Guyana remains unprotected from movements in the oil price as a result of our policy-makers failing to successfully diversify our energy sources over the last 50 years. The Ramotar administration will want to respond that they tried with the Amaila Falls Hydro Project. However, the premium and inflated prices they were asking the nation to pay was nothing but overbearing. APNU did justice by telling them to take a hike. Looking forward, Guyana will get another chance to fix this challenge at the right price this time.
Since late 2014, there has been a temporary decline in the oil price, but unfortunately the impact of the lower prices has not effectively filtered down to the travelling public and those who desperately need a few dollars more in their pockets. But this reduction in oil prices will not remain at this level forever, as the Saudis re-strategize and ‘big oil’ withdraws new investments from the marketplace. The Alliance For Change (AFC) as a partner in the newly formed broad based alliance has always advocated at the policy level for the active diversifying of our sources of energy. This vision is expected to be added to the collective development strategy of the broader alliance.
More people friendly policies were expected from the Ramotar administration with respect to these lower oil prices. If one observes the time and quantum of the trickle-down effect, the man in the street is marginally better off with the 10 per cent reduction in electricity bills and zero downward adjustment in transportation costs. Upon closer inspection, one would observe that since 2007, the policy at the Ministry of Finance was to inversely correlate the excise taxes with the oil prices, meaning the lower the prices the higher the taxes. That is why when the prices at the pumps were coming down in most countries, in Guyana they were stagnant until the 2015 elections date was announced. This reduction in the excise taxes in 2015 was not done out of empathy for the needs of the people, but more as a vote-buying tactic.
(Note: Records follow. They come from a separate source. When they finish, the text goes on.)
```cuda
#ifndef WV_CTAS
#define WV_CTAS 2
#endif
constexpr int      WV_THREADS      = 256;
constexpr int      WV_CTAS_PER_SM  = WV_CTAS;
constexpr int      WV_WARPS        = WV_THREADS / 32;
constexpr uint32_t WV_SUB_BITS     = 256;
constexpr uint32_t WV_BITS         = WV_THREADS * WV_SUB_BITS;
constexpr uint32_t WV_WORDS        = WV_BITS / 32 + 8;
constexpr uint32_t WV_SMEM_WORDS   = WV_WORDS + WV_WORDS / 8 + 1;
constexpr uint32_t WV_RING         = 65536;
constexpr uint32_t WV_WINDOW       = 32768;
constexpr uint32_t WV_OUT_BYTES    = WV_RING - WV_WINDOW;
constexpr uint32_t WV_BITMAP_WORDS = WV_OUT_BYTES / 32;
constexpr uint32_t WV_LIST_CAP     = WV_BITS / 2 + 64;
constexpr uint64_t WV_MAX_WAVE_OUT = (uint64_t)WV_LIST_CAP * 258;
constexpr uint32_t WV_HDR_WORDS    = 192;
constexpr uint32_t ADLER_MOD32     = 65521;
#ifndef WV_POLL_NS
// ... 35 lines not shown
    uint32_t     wn_[WV_THREADS];
    uint64_t     cross_[WV_THREADS];
    uint16_t     wc_[WV_THREADS];
    uint16_t     next_[WV_THREADS];
    uint8_t      kind_[WV_THREADS];
    uint8_t      wlist[2][WV_THREADS];
    uint16_t     dpre_[WV_THREADS];
    uint16_t     cst_[WV_THREADS];
    uint32_t     dsum[WV_WARPS];
    uint32_t     wcount[3];
    uint32_t     bitmap[WV_BITMAP_WORDS];
    uint8_t      ring[WV_RING] __align__(16);
    uint64_t     warp_sums[WV_WARPS + 1];
    uint32_t     adler_a[WV_WARPS], adler_b[WV_WARPS];
    uint32_t     exc[WV_WARPS], valid[WV_WARPS];
    uint32_t     last, term, anomaly, ticket;
    uint64_t     cyc[12], tick;
    uint64_t     pf_bar;
    WvHeader     hdr;
};

struct WvParams {
    const StreamJob* jobs;
    StreamResult*    results;
    const uint32_t*  order;
    uint32_t*        ticket;
    uint8_t*         scratch;
    uint64_t         scratch_stride;
    uint64_t         bitmap_words;
    int              count;
};

struct CopyItem { uint32_t o; uint32_t run_dist; };

#ifdef PNGB200_EMU
typedef uintptr_t saddr_t;
inline uint32_t lds32(saddr_t addr) { return *(const uint32_t*)addr; }
inline uint32_t bfe32(uint32_t x, uint32_t pos, uint32_t len);
inline saddr_t smem_addr(const void* p) { return (uintptr_t)p; }
inline saddr_t opaque(saddr_t a) { return a; }
inline uint32_t bmsk(uint32_t pos, uint32_t width)
{
    pos &= 0xff; width &= 0xff;
    if (pos > 31 || width == 0) return 0;
    const uint32_t m = width >= 32 ? ~0u : (1u << width) - 1u;
// ... 482 lines not shown
        }
        __syncthreads();
        if (sh.ticket >= (uint32_t)P.count) return;
        const int       j   = P.order ? (int)P.order[sh.ticket] : (int)sh.ticket;
        const StreamJob job = P.jobs[j];
        StreamResult*   r   = P.results + j;

        BitReader br;
        br.init(job.src, job.src_len, job.start_bit);
        uint64_t out    = job.start_out;
        uint32_t blocks = 0, waves = 0, resolve_rounds = 0;
        uint64_t n_tokens = 0, n_matches = 0, n_deferred = 0, walk_tokens = 0;
        int      st     = PNGB200_OK;
        uint32_t phase  = (uint32_t)job.phase;
        uint64_t resume_bit = job.start_bit, resume_out = job.start_out;
        uint8_t* const dst = job.dst;
        const bool     sym = job.symbolic != 0;
        const uint32_t esz = sym ? 2u : 1u;
        const uint32_t mis = (uint32_t)((uintptr_t)dst & 15);
        bool fallback = false;
        bool ring_stale = job.start_out != 0;
        bool     pf_pending = false;
        uint64_t pf_first = 0;
        const bool adler_on = job.start_out == 0 && !sym;
        uint32_t   s1 = 1, s2 = 0;
        uint64_t   pend_len = 0;
        bool       pend = false;
        auto fold_adler = [&]() {
            if (pend && t == 0) {
                uint64_t A = 0, B = 0;
                for (int w = 0; w < WV_WARPS; ++w) { A += sh.adler_a[w]; B += sh.adler_b[w]; }
                s2 = (uint32_t)((s2 + (pend_len % ADLER_MOD32) * s1 + B) % ADLER_MOD32);
                s1 = (uint32_t)((s1 + A) % ADLER_MOD32);
            }
            pend = false;
// ... 6 lines not shown
            uint32_t a32 = (uint32_t)(a % ADLER_MOD32), b32 = (uint32_t)(bw % ADLER_MOD32);
            for (int o = 16; o; o >>= 1) {
                a32 += __shfl_down_sync(0xffffffffu, a32, o);
                b32 += __shfl_down_sync(0xffffffffu, b32, o);
            }
            if (lane == 0) { sh.adler_a[warp] = a32; sh.adler_b[warp] = b32; }
            pend = true;
            pend_len = n;
        };
        auto tick = [&](int i) {
            if (t == 0) {
                const uint64_t now = (uint64_t)clock64();
                sh.cyc[i] += now - sh.tick;
                sh.tick = now;
            }
        };

        if (phase == 0) {
            st = read_stream_header(br, job.format, r);
            if (st == PNGB200_OK) {
                resume_bit = br.at();
                phase = 1;
            }
        }
        if (st == PNGB200_OK && phase == 2) st = read_trailer(br, job.format, r);

        while (st == PNGB200_OK && phase == 1) {
            __syncthreads();
            fold_adler();
            {
// ... 18 lines not shown
            }
            __syncthreads();
            const WvHeader hdr = sh.hdr;
            st = hdr.status;
            if (st != PNGB200_OK) break;
            const int      type = hdr.type, final = hdr.final;
            const uint32_t stored = hdr.stored;
            br.seek(hdr.pos);
            if (type != 0) {
                st = build_block_tables(&sh.ser, r, hdr.nlit, hdr.ndist, (int)t, WV_THREADS);
                if (st != PNGB200_OK) break;
            }
            tick(0);
            if (type == 0) {
                if (!br.have(8 * (uint64_t)stored)) { st = PNGB200_NEED_MORE_INPUT; break; }
                if (out + stored > job.dst_cap) { st = fail(r, PNGB200_ERR_OUTPUT_CAPACITY); break; }
                const uint8_t* s = job.src + (br.at() >> 3);
                if (sym) for (uint32_t k = t; k < stored; k += WV_THREADS) reinterpret_cast<uint16_t*>(dst)[out + k] = s[k];
                else for (uint32_t k = t; k < stored; k += WV_THREADS) dst[out + k] = s[k];
                if (adler_on && stored) adler_hbm(s, stored);
                if (stored) ring_stale = true;
                out += stored;
                br.seek(br.pos + 8 * (uint64_t)stored);
                __syncthreads();
                fold_adler();
                tick(9);
            } else {
                bool block_done = false;
                while (!block_done) {
                    ++waves;
                    const uint64_t wstart = br.pos;
                    const uint64_t wbase  = (wstart >> 5) & ~(uint64_t)7;
                    __syncthreads();
                    bool staged = false;
                    if (pf_pending) {
                        while (!mbar_try_wait(&sh.pf_bar, pf_parity)) {}
                        pf_parity ^= 1;
                        pf_pending = false;
                        if (wbase >= pf_first && wbase - pf_first < 4) {
                            const uint32_t* lin = sh.mask + (uint32_t)(wbase - pf_first);
// ... 221 lines not shown
                        uint64_t ws = lane < WV_WARPS ? sh.warp_sums[lane] : 0, wi = ws;
                        for (int o = 1; o < 32; o <<= 1) {
                            uint64_t v = __shfl_up_sync(0xffffffffu, wi, o);
                            if ((int)lane >= o) wi += v;
                        }
                        if (lane < WV_WARPS) sh.warp_sums[lane] = wi - ws;
                        if (lane == WV_WARPS - 1) sh.warp_sums[WV_WARPS] = wi;
                    }
                    __syncthreads();
                    tick(5);
                    const uint64_t excl    = sh.warp_sums[warp] + incl - mine;
                    const uint32_t o_start = (uint32_t)(excl & 0xffffffffffull);
                    const uint32_t c_start = (uint32_t)(excl >> 40);
                    const uint64_t total64 = sh.warp_sums[WV_WARPS] & 0xffffffffffull;
                    const uint32_t np      = (uint32_t)(sh.warp_sums[WV_WARPS] >> 40);
                    if (sh.anomaly || out + total64 > job.dst_cap || total64 > P.bitmap_words * 32) {
                        fallback = true;
                        break;
                    }
                    const uint32_t  total  = (uint32_t)total64;
                    {
                        const uint64_t nbase = wbase + WV_BITS / 32;
                        const uint64_t first = nbase - ((((uintptr_t)br.words >> 2) + nbase) & 3);
                        if (first >= 1 && (first + WV_PF_WORDS + 1) * 32 <= br.total_bits) {
                            if (t == 0) {
                                fence_proxy_async();
                                mbar_expect_tx(&sh.pf_bar, sizeof(uint32_t) * WV_PF_WORDS);
                                bulk_g2s(sh.mask, br.words + first, sizeof(uint32_t) * WV_PF_WORDS, &sh.pf_bar);
                            }
                            pf_pending = true;
                            pf_first = first;
                        }
// ... 107 lines not shown
                            ++rounds;
                            if (!__any_sync(0xffffffffu, g < nd)) break;
                            if (!__any_sync(0xffffffffu, progressed)) __nanosleep(WV_POLL_NS);
                        }
                        resolve_rounds += rounds;
                        WV_COUNT(4, rounds);
                    }
                    __threadfence_block();
                    __syncthreads();
                    tick(7);
                    if (sh.anomaly) {
                        for (uint32_t k = t; k < (total + 31) / 32; k += WV_THREADS) U[k] = 0;
                        fallback = true;
                        break;
                    }
                    if (!in_hbm && total) {
                        const uint32_t shift = rbase & 15u;
                        uint8_t* const gbase = wdst - shift;
                        const uint32_t rb16  = rbase - shift;
                        const uint32_t end   = shift + total;
                        const uint32_t nq    = (end + 15) >> 4;
                        uint32_t a = 0, bw = 0;
                        for (uint32_t c = t; c < nq; c += WV_THREADS) {
                            const uint32_t lo = c << 4, hi = lo + 16;
                            if (lo >= shift && hi <= end) {
                                const uint4 x = *reinterpret_cast<const uint4*>(sh.ring + ((rb16 + lo) & 0xffffu));
                                reinterpret_cast<uint4*>(gbase)[c] = x;
                                adler_chunk16_u32(x, end - lo, a, bw);
                            } else {
                                for (uint32_t k = max(lo, shift); k < min(hi, end); ++k) {
// ... 12 lines not shown
                            }
                            if (lane == 0) { sh.adler_a[warp] = a32; sh.adler_b[warp] = b32; }
                            pend = true;
                            pend_len = total;
                        }
                    } else if (in_hbm && adler_on) {
                        adler_hbm(wdst, total);
                    }
                    tick(8);
                    out += total;
                    if (t == 0) n_matches += np;
                    n_tokens += emitted;
                    n_deferred += deferred;
                    br.seek((wbase << 5) + sh.wpos_[last]);
                    if (term == WK_EOB || term == WK_OWN_EOB) block_done = true;
                }
                if (fallback) break;
            }
            ++blocks;
            resume_bit = br.at();
            resume_out = out;
            if (job.stop_bit && !final && br.at() >= job.stop_bit) break;
            if (final) {
                phase = 2;
                st = read_trailer(br, job.format, r);
                break;
            }
        }
        if (pf_pending) {
            while (!mbar_try_wait(&sh.pf_bar, pf_parity)) {}
// ... 25 lines not shown
                for (int w = 0; w < WV_WARPS; ++w) {
                    tk += sh.warp_sums[w];
                    df += sh.adler_a[w];
                    wt += sh.adler_b[w];
                    rr = max(rr, sh.exc[w]);
                }
                r->stat_waves          = waves;
                r->stat_sync_rounds    = (uint32_t)min(wt, (uint64_t)0xffffffffu);
                r->stat_resolve_rounds = rr;
                r->stat_tokens         = tk;
                r->stat_matches        = n_matches;
                r->stat_deferred       = df;
                for (int k = 0; k < 12; ++k) r->stat_cycles[k] = sh.cyc[k];
            }
        }
        if (fallback && sym) {
            if (t == 0) {
                r->status = PNGB200_ERR_INTERNAL;
                r->produced = out;
                r->consumed_bits = br.at();
                r->blocks = blocks;
            }
        } else if (fallback) {
            __syncthreads();
            if (warp == 0) serial_inflate(sh.ser, job, r, resume_bit, resume_out, 1, blocks);
        } else if (t == 0) {
            if (r->status == 0) r->status = st;
            r->produced      = out;
            r->consumed_bits = br.at();
            r->blocks        = blocks;
            r->resume_bit    = resume_bit;
            r->resume_out    = resume_out;
            r->phase         = phase;
            if (adler_on && job.format != PNGB200_FORMAT_GZIP) {
                const uint32_t computed = s2 << 16 | s1;
                r->checksum = computed;
                r->ck_done  = 1;
                if (r->trailer_seen && job.format != PNGB200_FORMAT_IOS && r->status >= 0 && r->declared != computed) {
                    r->status = PNGB200_ERR_STREAM_CHECKSUM;
                    r->err_a  = r->declared;
                    r->err_b  = computed;
                }
            }
        }
        if (t == 0) r->stat_fallback = fallback ? 1u : 0u;
    }
}

#ifndef PNGB200_EMU
inline int configure_inflate_wave()
{
    return (int)cudaFuncSetAttribute(inflate_wave_kernel, cudaFuncAttributeMaxDynamicSharedMemorySize,
                                     (int)sizeof(WvShared));
}
#endif

inline uint64_t wv_bitmap_words(uint64_t max_dst_cap)
{
    uint64_t bytes = max_dst_cap < WV_MAX_WAVE_OUT ? max_dst_cap : WV_MAX_WAVE_OUT;
    return (bytes + 31) / 32 + 8;
// ... 9 lines not shown
```

swift-png_b200/csrc/pngb200_api.cu:

```cuda
#include <cuda_runtime.h>

#include <algorithm>
#include <cstdarg>
#include <cstdio>
#include <cstdlib>
#include <cstring>
#include <functional>
#include <string>
#include <thread>
#include <vector>
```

But what is worse is that even though the prices at the pumps were finally slashed by 30 per cent in late January 2015, the minibus travellers did not benefit from lower fares. Any responsible government would have been actively engaging the minibus association to bring greater fairness to this situation for the travelling public. Rather the Minister responsible for Consumer Affairs has more executive time allocated to resurrecting the PYO across the country, than actively addressing this need of the travelling public.
As a back-up plan, it would have been a progressive strategy if the Minister of Public Works had put some temporary mechanism in place for the state-managed big buses to ferry passengers at market rates rather than the current inflated rates being charged. The lack of any effective policy actions from the Ramotar administration clearly illustrates how out of touch the PPP remains with the needs of the people.
Quite belatedly and in a most unyielding fashion, a paltry 10 per cent reduction in light bills was offered when the fuel bill for GPL went down substantially over the last year. The leadership of the newly formed broad based alliance is expected to review this mechanism and take progressive policy actions when the time comes, to ensure that greater remedy is brought to those who most need some respite from a decline in oil prices. We cannot continue this Jagdeo imposed model of unequally distributing the nation’s income and wealth so that those at the bottom of the economic ladder always get the short end of the stick. A greater share of the national pie has to be earmarked for the working class.